== ABOUT THIS TASK ==
Each line of the data holding "empty" should be found and copied.

________

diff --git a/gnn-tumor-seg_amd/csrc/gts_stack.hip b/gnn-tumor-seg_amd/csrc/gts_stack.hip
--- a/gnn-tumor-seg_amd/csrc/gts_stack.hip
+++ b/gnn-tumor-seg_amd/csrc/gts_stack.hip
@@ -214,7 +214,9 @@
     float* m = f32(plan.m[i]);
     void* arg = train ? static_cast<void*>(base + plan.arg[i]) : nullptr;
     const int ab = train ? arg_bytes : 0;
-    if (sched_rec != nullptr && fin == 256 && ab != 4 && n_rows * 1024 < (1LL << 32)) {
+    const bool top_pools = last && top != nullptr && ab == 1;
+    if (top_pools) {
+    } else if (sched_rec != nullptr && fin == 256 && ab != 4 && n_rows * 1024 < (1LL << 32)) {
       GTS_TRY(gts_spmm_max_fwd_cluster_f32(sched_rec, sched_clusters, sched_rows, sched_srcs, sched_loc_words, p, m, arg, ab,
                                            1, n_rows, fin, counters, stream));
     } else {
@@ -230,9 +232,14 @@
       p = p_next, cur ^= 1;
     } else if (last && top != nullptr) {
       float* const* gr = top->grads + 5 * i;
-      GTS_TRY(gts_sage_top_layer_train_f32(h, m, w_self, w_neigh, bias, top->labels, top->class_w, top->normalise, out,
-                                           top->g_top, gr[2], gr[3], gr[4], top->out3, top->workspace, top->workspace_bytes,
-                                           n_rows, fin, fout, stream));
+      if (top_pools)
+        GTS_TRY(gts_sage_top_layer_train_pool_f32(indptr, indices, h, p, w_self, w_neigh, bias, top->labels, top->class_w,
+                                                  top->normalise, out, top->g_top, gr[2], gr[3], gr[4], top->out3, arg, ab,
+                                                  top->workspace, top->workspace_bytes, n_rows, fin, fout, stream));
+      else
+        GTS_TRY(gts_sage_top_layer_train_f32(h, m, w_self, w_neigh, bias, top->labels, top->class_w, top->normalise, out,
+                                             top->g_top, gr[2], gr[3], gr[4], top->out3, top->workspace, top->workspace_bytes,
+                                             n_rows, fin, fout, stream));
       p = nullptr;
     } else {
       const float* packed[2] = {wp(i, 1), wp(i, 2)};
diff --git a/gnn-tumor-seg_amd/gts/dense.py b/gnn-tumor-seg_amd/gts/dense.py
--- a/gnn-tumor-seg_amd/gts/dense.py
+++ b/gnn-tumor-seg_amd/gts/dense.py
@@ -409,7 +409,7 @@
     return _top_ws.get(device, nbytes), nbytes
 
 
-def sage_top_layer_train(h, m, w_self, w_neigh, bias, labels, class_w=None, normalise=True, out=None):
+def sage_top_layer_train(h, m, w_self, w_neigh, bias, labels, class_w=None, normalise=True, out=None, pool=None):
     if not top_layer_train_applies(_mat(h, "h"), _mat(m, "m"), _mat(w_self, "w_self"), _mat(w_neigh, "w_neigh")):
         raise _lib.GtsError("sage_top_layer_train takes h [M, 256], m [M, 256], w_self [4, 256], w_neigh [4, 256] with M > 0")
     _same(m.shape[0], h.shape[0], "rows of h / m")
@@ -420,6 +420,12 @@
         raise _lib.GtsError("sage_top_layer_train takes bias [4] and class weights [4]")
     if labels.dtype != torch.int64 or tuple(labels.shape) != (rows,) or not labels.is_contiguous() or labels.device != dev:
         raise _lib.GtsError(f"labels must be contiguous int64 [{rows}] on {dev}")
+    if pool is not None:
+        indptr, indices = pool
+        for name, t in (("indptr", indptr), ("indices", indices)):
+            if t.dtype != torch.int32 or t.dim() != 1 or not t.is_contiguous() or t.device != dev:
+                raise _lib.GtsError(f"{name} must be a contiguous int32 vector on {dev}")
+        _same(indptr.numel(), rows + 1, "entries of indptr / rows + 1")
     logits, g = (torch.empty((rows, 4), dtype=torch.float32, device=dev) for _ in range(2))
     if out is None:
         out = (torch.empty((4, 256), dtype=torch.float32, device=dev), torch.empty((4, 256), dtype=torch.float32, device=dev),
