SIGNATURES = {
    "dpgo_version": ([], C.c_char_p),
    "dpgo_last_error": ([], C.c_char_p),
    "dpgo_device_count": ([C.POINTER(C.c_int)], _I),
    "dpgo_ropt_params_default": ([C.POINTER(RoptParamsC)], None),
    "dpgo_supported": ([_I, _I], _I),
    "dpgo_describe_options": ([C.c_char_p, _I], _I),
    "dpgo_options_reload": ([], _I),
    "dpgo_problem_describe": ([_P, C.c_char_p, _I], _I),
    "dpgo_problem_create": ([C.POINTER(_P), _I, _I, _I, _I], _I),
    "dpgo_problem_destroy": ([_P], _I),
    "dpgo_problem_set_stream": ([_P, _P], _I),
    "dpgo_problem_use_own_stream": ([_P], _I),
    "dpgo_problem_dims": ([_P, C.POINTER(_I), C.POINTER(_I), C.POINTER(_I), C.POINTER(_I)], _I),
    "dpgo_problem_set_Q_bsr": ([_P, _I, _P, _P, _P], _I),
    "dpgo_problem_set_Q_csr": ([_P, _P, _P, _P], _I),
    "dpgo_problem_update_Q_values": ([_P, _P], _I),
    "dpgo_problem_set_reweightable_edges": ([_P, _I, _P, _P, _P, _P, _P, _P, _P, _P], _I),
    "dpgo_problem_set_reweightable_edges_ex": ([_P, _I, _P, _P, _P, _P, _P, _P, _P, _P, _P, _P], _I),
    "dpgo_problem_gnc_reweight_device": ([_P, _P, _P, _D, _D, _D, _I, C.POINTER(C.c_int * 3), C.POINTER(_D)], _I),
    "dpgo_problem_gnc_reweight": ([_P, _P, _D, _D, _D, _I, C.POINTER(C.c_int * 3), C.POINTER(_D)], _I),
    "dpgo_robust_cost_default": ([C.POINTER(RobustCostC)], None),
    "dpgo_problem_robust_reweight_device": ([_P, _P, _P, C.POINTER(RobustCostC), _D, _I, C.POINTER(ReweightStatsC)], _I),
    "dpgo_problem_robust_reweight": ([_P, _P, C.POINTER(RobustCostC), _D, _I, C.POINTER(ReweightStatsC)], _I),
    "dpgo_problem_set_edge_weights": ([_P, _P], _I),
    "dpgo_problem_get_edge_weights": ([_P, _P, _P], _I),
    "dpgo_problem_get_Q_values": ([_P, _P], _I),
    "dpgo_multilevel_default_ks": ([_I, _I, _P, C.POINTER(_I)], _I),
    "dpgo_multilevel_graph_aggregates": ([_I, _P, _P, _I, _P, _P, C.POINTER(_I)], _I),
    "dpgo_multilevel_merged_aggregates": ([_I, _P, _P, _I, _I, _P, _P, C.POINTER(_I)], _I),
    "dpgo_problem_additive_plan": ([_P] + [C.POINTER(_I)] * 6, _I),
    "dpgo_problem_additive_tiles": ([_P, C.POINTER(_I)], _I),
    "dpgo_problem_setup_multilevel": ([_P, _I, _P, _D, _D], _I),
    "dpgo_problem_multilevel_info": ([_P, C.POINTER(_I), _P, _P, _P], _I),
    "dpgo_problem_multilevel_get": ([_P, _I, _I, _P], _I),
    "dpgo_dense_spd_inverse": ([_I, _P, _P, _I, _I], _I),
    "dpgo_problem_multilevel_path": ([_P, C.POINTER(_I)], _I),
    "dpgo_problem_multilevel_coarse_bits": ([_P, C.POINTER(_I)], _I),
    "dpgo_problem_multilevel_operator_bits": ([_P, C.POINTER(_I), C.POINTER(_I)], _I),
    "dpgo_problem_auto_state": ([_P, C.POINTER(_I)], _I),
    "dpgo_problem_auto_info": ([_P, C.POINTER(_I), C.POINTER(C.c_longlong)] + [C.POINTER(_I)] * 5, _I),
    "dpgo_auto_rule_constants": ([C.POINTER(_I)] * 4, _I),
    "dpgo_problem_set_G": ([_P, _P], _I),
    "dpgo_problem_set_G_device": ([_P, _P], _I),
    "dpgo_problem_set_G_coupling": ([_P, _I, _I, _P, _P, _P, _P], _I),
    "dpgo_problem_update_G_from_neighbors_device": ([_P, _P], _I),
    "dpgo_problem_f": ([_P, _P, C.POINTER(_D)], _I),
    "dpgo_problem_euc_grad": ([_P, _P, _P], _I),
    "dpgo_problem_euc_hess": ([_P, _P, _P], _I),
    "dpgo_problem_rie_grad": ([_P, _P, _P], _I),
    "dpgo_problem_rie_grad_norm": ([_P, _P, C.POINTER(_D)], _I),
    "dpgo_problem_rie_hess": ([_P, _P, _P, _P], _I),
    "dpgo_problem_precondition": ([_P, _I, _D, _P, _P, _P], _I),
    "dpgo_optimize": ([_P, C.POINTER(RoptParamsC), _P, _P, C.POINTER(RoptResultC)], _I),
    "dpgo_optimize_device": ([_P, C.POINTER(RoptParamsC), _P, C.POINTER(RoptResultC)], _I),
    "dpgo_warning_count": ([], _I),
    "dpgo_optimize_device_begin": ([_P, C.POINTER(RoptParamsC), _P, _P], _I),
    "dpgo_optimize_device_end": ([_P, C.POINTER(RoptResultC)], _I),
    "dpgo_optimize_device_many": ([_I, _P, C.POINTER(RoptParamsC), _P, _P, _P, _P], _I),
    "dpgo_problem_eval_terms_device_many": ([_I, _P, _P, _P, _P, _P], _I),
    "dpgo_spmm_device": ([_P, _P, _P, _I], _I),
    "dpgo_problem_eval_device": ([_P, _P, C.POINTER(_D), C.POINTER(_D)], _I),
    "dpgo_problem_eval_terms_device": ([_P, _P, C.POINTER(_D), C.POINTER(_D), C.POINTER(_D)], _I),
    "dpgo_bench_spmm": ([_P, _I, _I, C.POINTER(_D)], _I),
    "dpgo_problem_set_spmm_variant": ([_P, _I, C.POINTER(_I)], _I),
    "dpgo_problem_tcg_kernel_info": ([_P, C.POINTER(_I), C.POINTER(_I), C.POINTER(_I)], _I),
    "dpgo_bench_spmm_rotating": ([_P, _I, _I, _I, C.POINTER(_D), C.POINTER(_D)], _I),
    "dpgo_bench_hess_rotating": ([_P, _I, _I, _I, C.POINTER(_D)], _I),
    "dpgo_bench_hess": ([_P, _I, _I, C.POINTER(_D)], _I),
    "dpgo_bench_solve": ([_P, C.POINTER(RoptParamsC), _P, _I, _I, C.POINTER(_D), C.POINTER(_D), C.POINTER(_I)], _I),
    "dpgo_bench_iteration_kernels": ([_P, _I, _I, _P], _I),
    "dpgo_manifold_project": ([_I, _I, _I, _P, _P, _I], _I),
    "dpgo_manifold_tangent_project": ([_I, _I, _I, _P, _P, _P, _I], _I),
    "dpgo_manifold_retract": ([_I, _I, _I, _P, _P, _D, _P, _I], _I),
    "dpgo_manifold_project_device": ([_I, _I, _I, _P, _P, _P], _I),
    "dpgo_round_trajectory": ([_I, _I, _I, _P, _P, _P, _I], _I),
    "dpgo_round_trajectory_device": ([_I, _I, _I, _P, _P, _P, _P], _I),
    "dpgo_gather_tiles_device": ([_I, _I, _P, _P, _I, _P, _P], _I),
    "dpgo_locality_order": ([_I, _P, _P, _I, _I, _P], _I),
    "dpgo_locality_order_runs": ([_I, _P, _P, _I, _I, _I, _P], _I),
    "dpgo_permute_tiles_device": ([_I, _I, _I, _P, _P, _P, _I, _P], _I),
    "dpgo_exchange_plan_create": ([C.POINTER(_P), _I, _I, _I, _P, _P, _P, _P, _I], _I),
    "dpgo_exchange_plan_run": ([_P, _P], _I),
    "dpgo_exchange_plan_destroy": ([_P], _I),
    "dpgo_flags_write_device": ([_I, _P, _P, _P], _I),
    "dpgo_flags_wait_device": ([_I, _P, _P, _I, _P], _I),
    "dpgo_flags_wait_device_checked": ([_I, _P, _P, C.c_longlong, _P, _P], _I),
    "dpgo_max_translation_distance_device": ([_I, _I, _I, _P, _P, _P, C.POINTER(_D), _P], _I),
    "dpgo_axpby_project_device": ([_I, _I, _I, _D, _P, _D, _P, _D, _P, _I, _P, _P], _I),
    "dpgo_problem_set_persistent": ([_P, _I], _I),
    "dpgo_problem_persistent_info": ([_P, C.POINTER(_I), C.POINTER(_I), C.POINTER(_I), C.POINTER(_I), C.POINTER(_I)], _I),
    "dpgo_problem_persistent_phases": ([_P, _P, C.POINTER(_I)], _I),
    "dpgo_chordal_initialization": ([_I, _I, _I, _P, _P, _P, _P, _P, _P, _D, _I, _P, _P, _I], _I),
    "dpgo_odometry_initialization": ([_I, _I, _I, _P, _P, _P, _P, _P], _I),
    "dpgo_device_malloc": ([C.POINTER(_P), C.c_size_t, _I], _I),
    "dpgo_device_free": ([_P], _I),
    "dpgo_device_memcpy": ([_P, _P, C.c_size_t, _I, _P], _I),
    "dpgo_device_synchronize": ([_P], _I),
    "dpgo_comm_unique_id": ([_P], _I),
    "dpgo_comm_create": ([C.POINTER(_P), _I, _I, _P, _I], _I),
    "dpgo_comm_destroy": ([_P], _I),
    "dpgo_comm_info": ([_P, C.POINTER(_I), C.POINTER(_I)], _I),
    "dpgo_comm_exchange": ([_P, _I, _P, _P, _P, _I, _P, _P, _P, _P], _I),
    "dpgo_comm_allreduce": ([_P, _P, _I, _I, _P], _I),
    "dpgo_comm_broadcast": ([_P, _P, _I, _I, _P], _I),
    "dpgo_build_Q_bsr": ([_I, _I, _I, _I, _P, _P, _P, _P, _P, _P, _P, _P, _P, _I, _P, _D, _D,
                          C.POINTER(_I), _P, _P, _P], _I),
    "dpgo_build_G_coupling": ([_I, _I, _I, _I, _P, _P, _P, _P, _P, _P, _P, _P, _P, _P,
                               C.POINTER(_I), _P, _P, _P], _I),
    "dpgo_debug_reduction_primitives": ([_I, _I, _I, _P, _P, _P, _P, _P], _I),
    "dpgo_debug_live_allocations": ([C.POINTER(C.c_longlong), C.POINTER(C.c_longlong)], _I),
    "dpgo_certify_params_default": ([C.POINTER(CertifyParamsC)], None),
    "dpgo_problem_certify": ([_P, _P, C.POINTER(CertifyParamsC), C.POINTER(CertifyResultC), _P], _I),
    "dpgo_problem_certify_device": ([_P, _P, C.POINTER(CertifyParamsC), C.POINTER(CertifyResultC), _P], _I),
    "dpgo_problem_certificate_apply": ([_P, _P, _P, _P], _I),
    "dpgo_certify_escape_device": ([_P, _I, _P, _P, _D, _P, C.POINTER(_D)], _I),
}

________

== EXPECTED OUTPUT ==
     logits, g = (torch.empty((rows, 4), dtype=torch.float32, device=dev) for _ in range(2))
         out = (torch.empty((4, 256), dtype=torch.float32, device=dev), torch.empty((4, 256), dtype=torch.float32, device=dev),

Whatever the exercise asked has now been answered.